■ **ACTION ITEM**
Determine how many lines below hold the string "hipStreamDestroy". Reply with the number alone.

■ **PROVIDED INFORMATION**

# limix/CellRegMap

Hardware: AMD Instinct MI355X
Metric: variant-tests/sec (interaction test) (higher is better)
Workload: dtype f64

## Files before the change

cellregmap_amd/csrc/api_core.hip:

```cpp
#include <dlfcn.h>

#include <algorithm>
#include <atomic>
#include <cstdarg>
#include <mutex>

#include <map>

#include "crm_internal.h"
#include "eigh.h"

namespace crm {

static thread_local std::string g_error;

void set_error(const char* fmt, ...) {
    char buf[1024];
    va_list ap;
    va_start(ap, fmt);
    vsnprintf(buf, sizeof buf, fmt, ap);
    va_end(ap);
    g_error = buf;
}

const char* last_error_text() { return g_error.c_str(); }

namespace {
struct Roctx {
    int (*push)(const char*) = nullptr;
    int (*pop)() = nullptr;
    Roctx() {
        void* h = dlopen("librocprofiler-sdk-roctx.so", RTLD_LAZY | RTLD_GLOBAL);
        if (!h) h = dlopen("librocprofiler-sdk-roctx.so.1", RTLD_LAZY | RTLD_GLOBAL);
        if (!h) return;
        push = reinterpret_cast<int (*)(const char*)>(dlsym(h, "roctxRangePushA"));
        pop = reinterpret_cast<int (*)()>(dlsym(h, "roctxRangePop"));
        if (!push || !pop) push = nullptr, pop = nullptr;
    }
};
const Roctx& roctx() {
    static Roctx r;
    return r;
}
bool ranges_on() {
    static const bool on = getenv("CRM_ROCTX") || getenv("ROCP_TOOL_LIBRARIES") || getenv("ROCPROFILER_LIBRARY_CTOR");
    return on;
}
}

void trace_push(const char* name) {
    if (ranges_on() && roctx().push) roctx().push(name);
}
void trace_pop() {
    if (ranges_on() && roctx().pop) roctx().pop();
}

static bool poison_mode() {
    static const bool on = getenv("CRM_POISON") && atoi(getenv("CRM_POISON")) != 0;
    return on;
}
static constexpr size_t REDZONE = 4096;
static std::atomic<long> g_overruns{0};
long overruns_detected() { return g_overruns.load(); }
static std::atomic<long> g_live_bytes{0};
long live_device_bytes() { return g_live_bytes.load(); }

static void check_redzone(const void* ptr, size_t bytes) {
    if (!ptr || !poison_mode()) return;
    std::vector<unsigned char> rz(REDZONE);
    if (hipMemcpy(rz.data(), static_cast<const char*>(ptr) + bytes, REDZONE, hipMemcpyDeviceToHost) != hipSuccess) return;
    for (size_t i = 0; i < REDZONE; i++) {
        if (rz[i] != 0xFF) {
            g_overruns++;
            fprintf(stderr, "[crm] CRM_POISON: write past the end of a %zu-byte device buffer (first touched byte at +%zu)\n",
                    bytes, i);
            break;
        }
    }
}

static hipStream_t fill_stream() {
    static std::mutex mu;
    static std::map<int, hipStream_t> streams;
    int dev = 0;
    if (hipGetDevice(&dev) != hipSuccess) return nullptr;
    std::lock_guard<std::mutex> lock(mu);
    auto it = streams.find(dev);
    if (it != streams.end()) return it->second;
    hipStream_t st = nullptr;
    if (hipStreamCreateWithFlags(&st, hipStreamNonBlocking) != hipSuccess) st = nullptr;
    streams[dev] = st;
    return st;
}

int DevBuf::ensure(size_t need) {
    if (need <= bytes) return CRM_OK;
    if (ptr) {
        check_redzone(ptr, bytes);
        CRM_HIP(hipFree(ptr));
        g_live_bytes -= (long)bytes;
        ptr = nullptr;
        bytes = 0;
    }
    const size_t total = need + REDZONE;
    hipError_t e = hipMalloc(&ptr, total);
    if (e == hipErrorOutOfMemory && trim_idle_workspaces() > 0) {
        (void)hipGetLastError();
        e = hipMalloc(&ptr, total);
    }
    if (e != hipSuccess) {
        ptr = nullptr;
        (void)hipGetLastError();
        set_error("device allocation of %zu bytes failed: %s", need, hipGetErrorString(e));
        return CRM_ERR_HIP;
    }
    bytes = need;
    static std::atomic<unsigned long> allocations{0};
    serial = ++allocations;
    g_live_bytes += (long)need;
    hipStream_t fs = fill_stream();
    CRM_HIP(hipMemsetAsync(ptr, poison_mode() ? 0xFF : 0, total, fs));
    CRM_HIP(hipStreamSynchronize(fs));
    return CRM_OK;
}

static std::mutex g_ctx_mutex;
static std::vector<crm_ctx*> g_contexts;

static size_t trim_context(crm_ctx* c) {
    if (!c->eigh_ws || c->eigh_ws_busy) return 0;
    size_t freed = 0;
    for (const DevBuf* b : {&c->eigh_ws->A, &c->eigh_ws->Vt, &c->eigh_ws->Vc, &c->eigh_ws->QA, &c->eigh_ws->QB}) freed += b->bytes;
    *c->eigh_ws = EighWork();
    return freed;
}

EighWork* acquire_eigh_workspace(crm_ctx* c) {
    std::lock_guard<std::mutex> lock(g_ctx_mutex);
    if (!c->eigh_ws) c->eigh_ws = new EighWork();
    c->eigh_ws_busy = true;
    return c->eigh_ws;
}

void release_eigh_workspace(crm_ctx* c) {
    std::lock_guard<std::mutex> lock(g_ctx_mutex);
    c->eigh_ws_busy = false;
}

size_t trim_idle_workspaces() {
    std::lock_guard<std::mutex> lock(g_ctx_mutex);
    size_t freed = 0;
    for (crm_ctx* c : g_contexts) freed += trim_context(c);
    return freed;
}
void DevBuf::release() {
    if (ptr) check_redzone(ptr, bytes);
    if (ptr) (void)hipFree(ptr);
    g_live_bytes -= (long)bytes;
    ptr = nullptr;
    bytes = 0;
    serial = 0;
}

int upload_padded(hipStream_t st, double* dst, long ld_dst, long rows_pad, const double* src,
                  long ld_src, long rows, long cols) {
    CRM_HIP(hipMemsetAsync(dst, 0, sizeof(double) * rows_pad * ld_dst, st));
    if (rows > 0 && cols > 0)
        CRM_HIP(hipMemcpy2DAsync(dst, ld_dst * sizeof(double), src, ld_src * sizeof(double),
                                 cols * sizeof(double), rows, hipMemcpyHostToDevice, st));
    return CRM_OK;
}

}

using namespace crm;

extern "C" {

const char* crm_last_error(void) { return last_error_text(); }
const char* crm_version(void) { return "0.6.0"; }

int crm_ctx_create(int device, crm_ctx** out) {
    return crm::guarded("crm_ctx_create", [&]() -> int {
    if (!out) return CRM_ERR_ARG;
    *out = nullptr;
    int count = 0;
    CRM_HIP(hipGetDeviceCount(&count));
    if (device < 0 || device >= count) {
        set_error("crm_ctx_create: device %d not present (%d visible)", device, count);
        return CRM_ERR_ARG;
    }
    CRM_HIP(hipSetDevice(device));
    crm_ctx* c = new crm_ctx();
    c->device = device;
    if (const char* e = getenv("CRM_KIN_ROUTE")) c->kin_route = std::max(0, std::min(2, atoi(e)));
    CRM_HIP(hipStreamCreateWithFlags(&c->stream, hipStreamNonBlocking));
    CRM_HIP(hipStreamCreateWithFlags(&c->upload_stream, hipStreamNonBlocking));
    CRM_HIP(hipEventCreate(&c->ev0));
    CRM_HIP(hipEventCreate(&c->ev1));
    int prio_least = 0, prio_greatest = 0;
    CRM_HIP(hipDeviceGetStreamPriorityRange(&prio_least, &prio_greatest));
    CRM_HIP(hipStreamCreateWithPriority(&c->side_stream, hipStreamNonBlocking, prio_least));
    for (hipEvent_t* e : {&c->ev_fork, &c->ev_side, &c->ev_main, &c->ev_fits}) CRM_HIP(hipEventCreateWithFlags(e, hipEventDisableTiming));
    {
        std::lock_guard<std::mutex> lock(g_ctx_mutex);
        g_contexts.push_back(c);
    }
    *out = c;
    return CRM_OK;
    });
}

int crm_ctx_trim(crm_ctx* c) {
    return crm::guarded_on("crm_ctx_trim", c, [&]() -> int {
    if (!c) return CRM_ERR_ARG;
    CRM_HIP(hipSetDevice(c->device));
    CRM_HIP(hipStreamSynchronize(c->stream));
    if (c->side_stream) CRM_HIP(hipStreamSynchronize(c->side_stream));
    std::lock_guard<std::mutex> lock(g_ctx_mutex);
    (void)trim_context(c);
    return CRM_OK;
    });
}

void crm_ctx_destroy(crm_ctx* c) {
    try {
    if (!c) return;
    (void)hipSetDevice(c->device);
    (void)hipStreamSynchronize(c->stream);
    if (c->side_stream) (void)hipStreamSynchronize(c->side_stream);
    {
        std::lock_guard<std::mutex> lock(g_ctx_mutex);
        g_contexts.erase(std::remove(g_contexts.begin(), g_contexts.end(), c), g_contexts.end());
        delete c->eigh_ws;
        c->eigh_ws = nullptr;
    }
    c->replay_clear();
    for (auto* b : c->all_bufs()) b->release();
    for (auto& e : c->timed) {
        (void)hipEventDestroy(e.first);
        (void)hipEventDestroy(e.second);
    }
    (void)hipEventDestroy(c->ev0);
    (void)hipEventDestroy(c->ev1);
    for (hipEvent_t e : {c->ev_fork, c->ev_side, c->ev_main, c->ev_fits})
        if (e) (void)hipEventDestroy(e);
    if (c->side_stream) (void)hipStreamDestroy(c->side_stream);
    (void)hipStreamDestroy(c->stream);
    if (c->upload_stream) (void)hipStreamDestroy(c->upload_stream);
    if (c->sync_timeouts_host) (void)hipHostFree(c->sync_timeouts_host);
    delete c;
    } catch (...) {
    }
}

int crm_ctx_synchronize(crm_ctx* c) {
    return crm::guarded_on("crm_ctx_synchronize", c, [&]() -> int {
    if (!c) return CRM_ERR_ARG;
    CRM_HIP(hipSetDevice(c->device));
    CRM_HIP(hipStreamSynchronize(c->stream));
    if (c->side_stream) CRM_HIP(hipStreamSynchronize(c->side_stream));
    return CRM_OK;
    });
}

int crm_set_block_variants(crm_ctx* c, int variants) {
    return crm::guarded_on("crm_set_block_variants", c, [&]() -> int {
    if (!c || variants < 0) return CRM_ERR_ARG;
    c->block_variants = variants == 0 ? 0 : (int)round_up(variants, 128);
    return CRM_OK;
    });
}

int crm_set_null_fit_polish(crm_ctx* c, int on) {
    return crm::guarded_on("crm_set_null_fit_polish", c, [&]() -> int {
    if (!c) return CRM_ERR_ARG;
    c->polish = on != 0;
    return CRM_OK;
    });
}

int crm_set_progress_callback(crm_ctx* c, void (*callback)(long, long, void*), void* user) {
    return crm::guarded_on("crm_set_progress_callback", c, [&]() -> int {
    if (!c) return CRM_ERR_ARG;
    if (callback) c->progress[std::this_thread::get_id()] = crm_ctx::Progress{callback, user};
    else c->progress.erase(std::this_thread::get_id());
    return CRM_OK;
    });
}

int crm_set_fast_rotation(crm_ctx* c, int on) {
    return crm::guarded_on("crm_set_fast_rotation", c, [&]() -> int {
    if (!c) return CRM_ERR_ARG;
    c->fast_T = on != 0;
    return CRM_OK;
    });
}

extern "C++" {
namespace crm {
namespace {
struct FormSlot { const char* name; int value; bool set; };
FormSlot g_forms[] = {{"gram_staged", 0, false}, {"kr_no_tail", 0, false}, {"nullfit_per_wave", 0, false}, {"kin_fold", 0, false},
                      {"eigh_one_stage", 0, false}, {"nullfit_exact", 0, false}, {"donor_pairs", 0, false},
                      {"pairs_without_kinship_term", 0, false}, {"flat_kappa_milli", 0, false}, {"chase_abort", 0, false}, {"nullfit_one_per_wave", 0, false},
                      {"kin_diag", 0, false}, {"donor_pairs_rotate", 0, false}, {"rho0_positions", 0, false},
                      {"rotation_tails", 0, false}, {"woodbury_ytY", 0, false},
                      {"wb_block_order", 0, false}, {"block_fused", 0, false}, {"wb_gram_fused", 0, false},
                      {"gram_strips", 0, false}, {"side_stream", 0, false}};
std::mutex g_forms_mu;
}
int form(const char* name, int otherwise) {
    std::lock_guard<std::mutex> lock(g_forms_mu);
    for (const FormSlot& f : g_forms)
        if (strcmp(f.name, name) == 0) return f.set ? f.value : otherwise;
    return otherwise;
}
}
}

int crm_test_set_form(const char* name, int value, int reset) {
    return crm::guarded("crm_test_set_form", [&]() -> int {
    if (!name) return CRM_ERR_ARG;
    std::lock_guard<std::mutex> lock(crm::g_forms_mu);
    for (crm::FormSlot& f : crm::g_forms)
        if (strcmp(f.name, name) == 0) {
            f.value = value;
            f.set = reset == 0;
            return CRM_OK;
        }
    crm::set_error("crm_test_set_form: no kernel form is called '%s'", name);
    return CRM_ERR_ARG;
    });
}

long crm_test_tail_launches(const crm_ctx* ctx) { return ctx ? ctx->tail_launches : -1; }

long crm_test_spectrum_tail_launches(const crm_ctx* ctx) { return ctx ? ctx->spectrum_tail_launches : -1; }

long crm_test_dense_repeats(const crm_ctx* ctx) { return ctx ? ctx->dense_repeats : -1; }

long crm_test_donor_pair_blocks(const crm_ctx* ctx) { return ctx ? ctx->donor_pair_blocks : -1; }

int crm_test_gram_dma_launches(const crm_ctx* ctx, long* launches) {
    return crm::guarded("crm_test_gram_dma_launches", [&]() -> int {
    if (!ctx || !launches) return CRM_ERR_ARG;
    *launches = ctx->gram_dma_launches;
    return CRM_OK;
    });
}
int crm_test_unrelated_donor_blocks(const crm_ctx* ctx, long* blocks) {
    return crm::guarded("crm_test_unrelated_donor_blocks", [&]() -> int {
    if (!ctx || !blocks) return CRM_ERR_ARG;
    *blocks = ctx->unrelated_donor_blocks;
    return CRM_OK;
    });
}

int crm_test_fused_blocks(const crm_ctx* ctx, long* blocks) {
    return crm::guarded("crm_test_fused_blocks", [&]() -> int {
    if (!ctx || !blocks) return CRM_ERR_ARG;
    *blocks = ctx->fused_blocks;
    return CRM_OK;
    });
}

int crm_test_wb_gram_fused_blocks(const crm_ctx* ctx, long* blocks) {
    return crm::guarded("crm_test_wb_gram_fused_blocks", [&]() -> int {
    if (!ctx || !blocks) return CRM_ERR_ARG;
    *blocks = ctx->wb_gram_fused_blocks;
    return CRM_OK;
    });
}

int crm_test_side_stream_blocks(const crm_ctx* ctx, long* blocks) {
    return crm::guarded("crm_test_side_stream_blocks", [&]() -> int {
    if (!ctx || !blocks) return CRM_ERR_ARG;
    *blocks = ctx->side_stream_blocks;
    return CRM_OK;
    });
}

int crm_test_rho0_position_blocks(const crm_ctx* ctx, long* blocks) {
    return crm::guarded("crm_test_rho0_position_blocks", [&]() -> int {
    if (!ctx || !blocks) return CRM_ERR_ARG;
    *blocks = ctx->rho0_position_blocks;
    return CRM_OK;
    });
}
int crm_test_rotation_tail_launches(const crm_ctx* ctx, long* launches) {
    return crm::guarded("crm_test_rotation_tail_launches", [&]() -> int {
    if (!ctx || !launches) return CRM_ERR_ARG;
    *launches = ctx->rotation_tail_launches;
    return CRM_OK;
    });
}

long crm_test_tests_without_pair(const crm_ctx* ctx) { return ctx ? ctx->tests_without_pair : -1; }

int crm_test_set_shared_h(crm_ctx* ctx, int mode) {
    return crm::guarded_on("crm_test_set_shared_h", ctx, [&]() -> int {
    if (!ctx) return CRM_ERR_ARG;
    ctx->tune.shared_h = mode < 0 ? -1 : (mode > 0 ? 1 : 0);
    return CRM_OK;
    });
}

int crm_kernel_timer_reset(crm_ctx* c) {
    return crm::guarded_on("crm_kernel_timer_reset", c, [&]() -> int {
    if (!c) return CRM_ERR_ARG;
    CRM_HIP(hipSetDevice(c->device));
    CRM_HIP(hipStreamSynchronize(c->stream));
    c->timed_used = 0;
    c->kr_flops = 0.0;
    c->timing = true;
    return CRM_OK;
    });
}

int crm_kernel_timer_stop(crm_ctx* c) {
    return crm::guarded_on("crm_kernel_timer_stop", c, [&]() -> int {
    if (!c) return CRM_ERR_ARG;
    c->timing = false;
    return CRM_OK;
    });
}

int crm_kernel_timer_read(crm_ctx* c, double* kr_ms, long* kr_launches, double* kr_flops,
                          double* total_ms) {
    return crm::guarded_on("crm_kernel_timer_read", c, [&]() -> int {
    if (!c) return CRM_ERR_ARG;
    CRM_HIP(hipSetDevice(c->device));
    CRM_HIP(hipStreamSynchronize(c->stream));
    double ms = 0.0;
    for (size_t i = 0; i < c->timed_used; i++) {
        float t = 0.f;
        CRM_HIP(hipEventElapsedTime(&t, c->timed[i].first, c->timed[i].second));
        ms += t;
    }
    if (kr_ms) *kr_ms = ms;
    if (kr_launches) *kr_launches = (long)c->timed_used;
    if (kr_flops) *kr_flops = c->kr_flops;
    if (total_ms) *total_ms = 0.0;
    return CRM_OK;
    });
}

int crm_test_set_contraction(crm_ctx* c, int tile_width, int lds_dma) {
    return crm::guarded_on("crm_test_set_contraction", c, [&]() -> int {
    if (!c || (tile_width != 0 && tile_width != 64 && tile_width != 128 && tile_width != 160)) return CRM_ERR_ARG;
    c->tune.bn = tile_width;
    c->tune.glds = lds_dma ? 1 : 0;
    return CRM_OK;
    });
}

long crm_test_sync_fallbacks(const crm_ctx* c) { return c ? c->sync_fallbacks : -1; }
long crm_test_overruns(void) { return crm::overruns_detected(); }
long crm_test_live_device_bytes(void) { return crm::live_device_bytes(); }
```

■ **ANSWER SECTION**
3